(EXTRACTED DATA begins)

+template <int P, int NW, int SPV>
+__device__ __forceinline__ void sa_bwd_packed_sparse(const SaBwdArgs &a, float *__restrict__ buf0, float *__restrict__ dsrc,
+                                                     const int4 &desc, int b, size_t wg, int nrows)
+{
+    using L = Lds<P>;
+    constexpr int G = P / 32, PB = P / 32, NT = NW * 64, KS = 32, C2 = 64 * SPV, GCAP = SA_PACK_GCAP;
+    const int tid = threadIdx.x, lane = tid & 63, wave = tid >> 6;
+    const int ng = desc.x >> 16, sA = desc.x & 0xFFFF;
+    const int nblk = (nrows + 31) >> 5;
+    int *tab = (int *)(dsrc + a.sp_off) + 2 * NT;
+    int *gstart = tab + NW * KS + P + 1;
+    {
+        int st = 0;
+        for (int i = 0; i < ng; ++i) {
+            if (tid == i) gstart[i] = st;
+            st += sa_pack_cnt(desc, i);
+        }
+        if (tid >= ng && tid <= GCAP) gstart[tid] = nrows;
+    }
+    for (int t = tid; t < (nblk * 32 - nrows) * (C2 / 4); t += NT) {
+        const int r = nrows + t / (C2 / 4), q = t % (C2 / 4);
+        *(float4 *)(buf0 + L::off(4 * q, r)) = make_float4(0.f, 0.f, 0.f, 0.f);
+    }
+    const int mb = wave / nblk, pb = wave - mb * nblk;
+    const bool mtile = wave < (C2 / 32) * nblk;
+    unsigned msk = 0xFFFFu;
+    if (mtile && a.l3t.mask) msk = a.l3t.mask[((wg * (C2 / 32) + mb) * PB + pb) * 64 + lane];
+    const int gl = tid / a.C3, c = tid - gl * a.C3;
+    const uint8_t *arow = a.arg + ((size_t)b * a.S + sA) * a.C3 + c;
+    const bool plain = !a.nninv_off;
+    const float *drow = plain ? a.dout + ((size_t)b * a.S + sA) * a.ld + a.c_off + c : nullptr;
+    if (tid < NW * KS) tab[tid] = 0;
+    __syncthreads();
+    for (int g0 = 0; g0 < ng; g0 += G) {
+        int key = KS;
+        float dv = 0.0f;
+        if (g0 + gl < ng) {
+            const int v = arow[(size_t)(g0 + gl) * a.C3];
+            key = v == 255 ? KS : v;
+            dv = plain ? drow[(size_t)(g0 + gl) * a.ld] : sa_nninv_grad(a, b, sA + g0 + gl, c);
+        }
+        sa_pool_t_sparse<P, NW, 1, SPV, true>(a, buf0, dsrc, key, wg, gstart + g0, dv);
+    }
+    __syncthreads();
+    if (mtile) sa_mask_tile<P>(buf0, mb, pb, lane & 31, lane >> 5, msk);
+    __syncthreads();
+}
+
 template <int P, int NW, int MAXT, int SPV>
 __global__ __launch_bounds__(NW * 64) void sa_bwd_packed_kernel(SaBwdPackedArgs pa)
 {
     const SaBwdArgs &a = pa.a;
     using L = Lds<P>;
-    static_assert(SPV == 0 && MAXT == 1 && P == 32 * NW, "built: the dense level, one tile per wave");
+    static_assert(MAXT == 1 && (SPV > 0 ? P <= 64 : P == 32 * NW), "one tile per wave in every layer");
     constexpr int PB = P / 32, NT = NW * 64, KS = 32;
     extern __shared__ float lds[];
     float *buf0 = lds;
@@ -998,76 +1105,83 @@
         nrows += sa_pack_cnt(desc, i);
     }
     if (ng == PB && (sA & (PB - 1)) == 0 && nrows == P) {
-        sa_bwd_body<P, NW, MAXT, KS, 0, true>(a, sA / PB, b, wg);
+        sa_bwd_body<P, NW, (SPV > 0 ? 2 : MAXT), KS, SPV, true>(a, sA / PB, b, wg);
         return;
     }
     const int nblk = (nrows + 31) >> 5, nact = nblk * 32;
     float *dsrc = lds + (size_t)a.dsrc_blk * L::BLK;
     int32_t *s_pos = (int32_t *)(dsrc + a.pos_off);
-    int *s_row = s_pos + P;
-    if (tid < P) {
-        int om = -1, pj = -1;
-        if (tid < nrows) {
-            const int k = tid - rg_st;
-            om = (rg_g << 5) | k;
-            pj = a.gpos_out[(size_t)b * a.S * KS + (size_t)(sA + rg_g) * KS + k];
-        }
-        s_row[tid] = om;
-        s_pos[tid] = pj;
-    }
-    if (a.w1c && tid < 3 * a.C1) {
-        const int kh = a.C1 >> 1, hh = tid / (3 * kh), r = (tid / kh) % 3, cc = tid % kh;
-        dsrc[a.w1c_off + tid] = a.w1c[(hh * kh + cc) * a.D + a.c_lo + r];
-    }
-    __syncthreads();
-    {
-        const float *drows = a.dout + (size_t)b * a.S * a.ld + a.c_off;
-        const uint8_t *arows = a.arg + (size_t)b * a.S * a.C3;
-        const int nq = nblk * (a.C3 >> 3);
-        const int rcp = (65536 + nblk - 1) / nblk;
-#pragma unroll
-        for (int i = 0; i < 4; ++i) {
-            const int q = (tid >> 5) + i * (NT / 32);
-            if (q < nq) {
-                const int blk = (q * rcp) >> 16, pb = q - blk * nblk, j = pb * 32 + (tid & 31);
-                const int om = s_row[j];
-                float4 v0 = make_float4(0.f, 0.f, 0.f, 0.f), v1 = v0;
-                if (om >= 0) {
-                    const int s = sA + (om >> 5), k = om & 31;
-                    const uint2 am = *(const uint2 *)(arows + (size_t)s * a.C3 + blk * 8);
-                    const float *dp = drows + (size_t)s * a.ld + blk * 8;
-                    const float4 d0 = *(const float4 *)dp, d1 = *(const float4 *)(dp + 4);
-                    v0.x = (int)(am.x & 0xFF) == k ? d0.x : 0.f;
-                    v0.y = (int)((am.x >> 8) & 0xFF) == k ? d0.y : 0.f;
-                    v0.z = (int)((am.x >> 16) & 0xFF) == k ? d0.z : 0.f;
-                    v0.w = (int)(am.x >> 24) == k ? d0.w : 0.f;
-                    v1.x = (int)(am.y & 0xFF) == k ? d1.x : 0.f;
-                    v1.y = (int)((am.y >> 8) & 0xFF) == k ? d1.y : 0.f;
-                    v1.z = (int)((am.y >> 16) & 0xFF) == k ? d1.z : 0.f;
-                    v1.w = (int)(am.y >> 24) == k ? d1.w : 0.f;
+    if constexpr (SPV > 0) {
+        if (tid < P) s_pos[tid] = tid < nrows ? a.gpos_out[(size_t)b * a.S * KS + (size_t)(sA + rg_g) * KS + tid - rg_st] : -1;
+        sa_bwd_packed_sparse<P, NW, SPV>(a, buf0, dsrc, desc, b, wg, nrows);
+    } else {
+        int *s_row = s_pos + P;
+        if (tid < P) {
+            int om = -1, pj = -1;
+            if (tid < nrows) {
+                const int k = tid - rg_st;
+                om = (rg_g << 5) | k;
+                pj = a.gpos_out[(size_t)b * a.S * KS + (size_t)(sA + rg_g) * KS + k];
+            }
+            s_row[tid] = om;
+            s_pos[tid] = pj;
+        }
+        if (a.w1c && tid < 3 * a.C1) {
+            const int kh = a.C1 >> 1, hh = tid / (3 * kh), r = (tid / kh) % 3, cc = tid % kh;
+            dsrc[a.w1c_off + tid] = a.w1c[(hh * kh + cc) * a.D + a.c_lo + r];
+        }
+        __syncthreads();
+        {
+            const float *drows = a.dout + (size_t)b * a.S * a.ld + a.c_off;
+            const uint8_t *arows = a.arg + (size_t)b * a.S * a.C3;
+            const int nq = nblk * (a.C3 >> 3);
+            const int rcp = (65536 + nblk - 1) / nblk;
+#pragma unroll
+            for (int i = 0; i < 4; ++i) {
+                const int q = (tid >> 5) + i * (NT / 32);
+                if (q < nq) {
+                    const int blk = (q * rcp) >> 16, pb = q - blk * nblk, j = pb * 32 + (tid & 31);
+                    const int om = s_row[j];
+                    float4 v0 = make_float4(0.f, 0.f, 0.f, 0.f), v1 = v0;
+                    if (om >= 0) {
+                        const int s = sA + (om >> 5), k = om & 31;
+                        const uint2 am = *(const uint2 *)(arows + (size_t)s * a.C3 + blk * 8);
+                        const float *dp = drows + (size_t)s * a.ld + blk * 8;
+                        const float4 d0 = *(const float4 *)dp, d1 = *(const float4 *)(dp + 4);
+                        v0.x = (int)(am.x & 0xFF) == k ? d0.x : 0.f;
+                        v0.y = (int)((am.x >> 8) & 0xFF) == k ? d0.y : 0.f;
+                        v0.z = (int)((am.x >> 16) & 0xFF) == k ? d0.z : 0.f;
+                        v0.w = (int)(am.x >> 24) == k ? d0.w : 0.f;
+                        v1.x = (int)(am.y & 0xFF) == k ? d1.x : 0.f;
+                        v1.y = (int)((am.y >> 8) & 0xFF) == k ? d1.y : 0.f;
+                        v1.z = (int)((am.y >> 16) & 0xFF) == k ? d1.z : 0.f;
+                        v1.w = (int)(am.y >> 24) == k ? d1.w : 0.f;
+                    }
+                    float *dst = buf0 + (size_t)blk * L::BLK + j * 8;
+                    *(float4 *)dst = v0;
+                    *(float4 *)(dst + 4) = v1;
                 }
-                float *dst = buf0 + (size_t)blk * L::BLK + j * 8;
-                *(float4 *)dst = v0;
-                *(float4 *)(dst + 4) = v1;
-            }
-        }
-    }
-    __syncthreads();
-    sa_layer_bwd_packed<P, NW, MAXT>(a.l3t, buf0, nblk, wg);
-    __syncthreads();
+            }
+        }
+        __syncthreads();
+        sa_layer_bwd_packed<P, NW, MAXT>(a.l3t, buf0, nblk, wg);
+        __syncthreads();
+    }
     sa_layer_bwd_packed<P, NW, MAXT>(a.l2t, buf0, nblk, wg);
     __syncthreads();
-    if (a.w1c) {
-        if (wave < nblk) {
-            float *orowc = a.gsa_out + (size_t)b * a.S * KS * 4;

(EXTRACTED DATA ends)

[ASSIGNMENT] Identify every line above that includes the word "lane", and show those lines.

[EXPECTED OUTPUT]
+    const int tid = threadIdx.x, lane = tid & 63, wave = tid >> 6;
+    if (mtile && a.l3t.mask) msk = a.l3t.mask[((wg * (C2 / 32) + mb) * PB + pb) * 64 + lane];
+    if (mtile) sa_mask_tile<P>(buf0, mb, pb, lane & 31, lane >> 5, msk);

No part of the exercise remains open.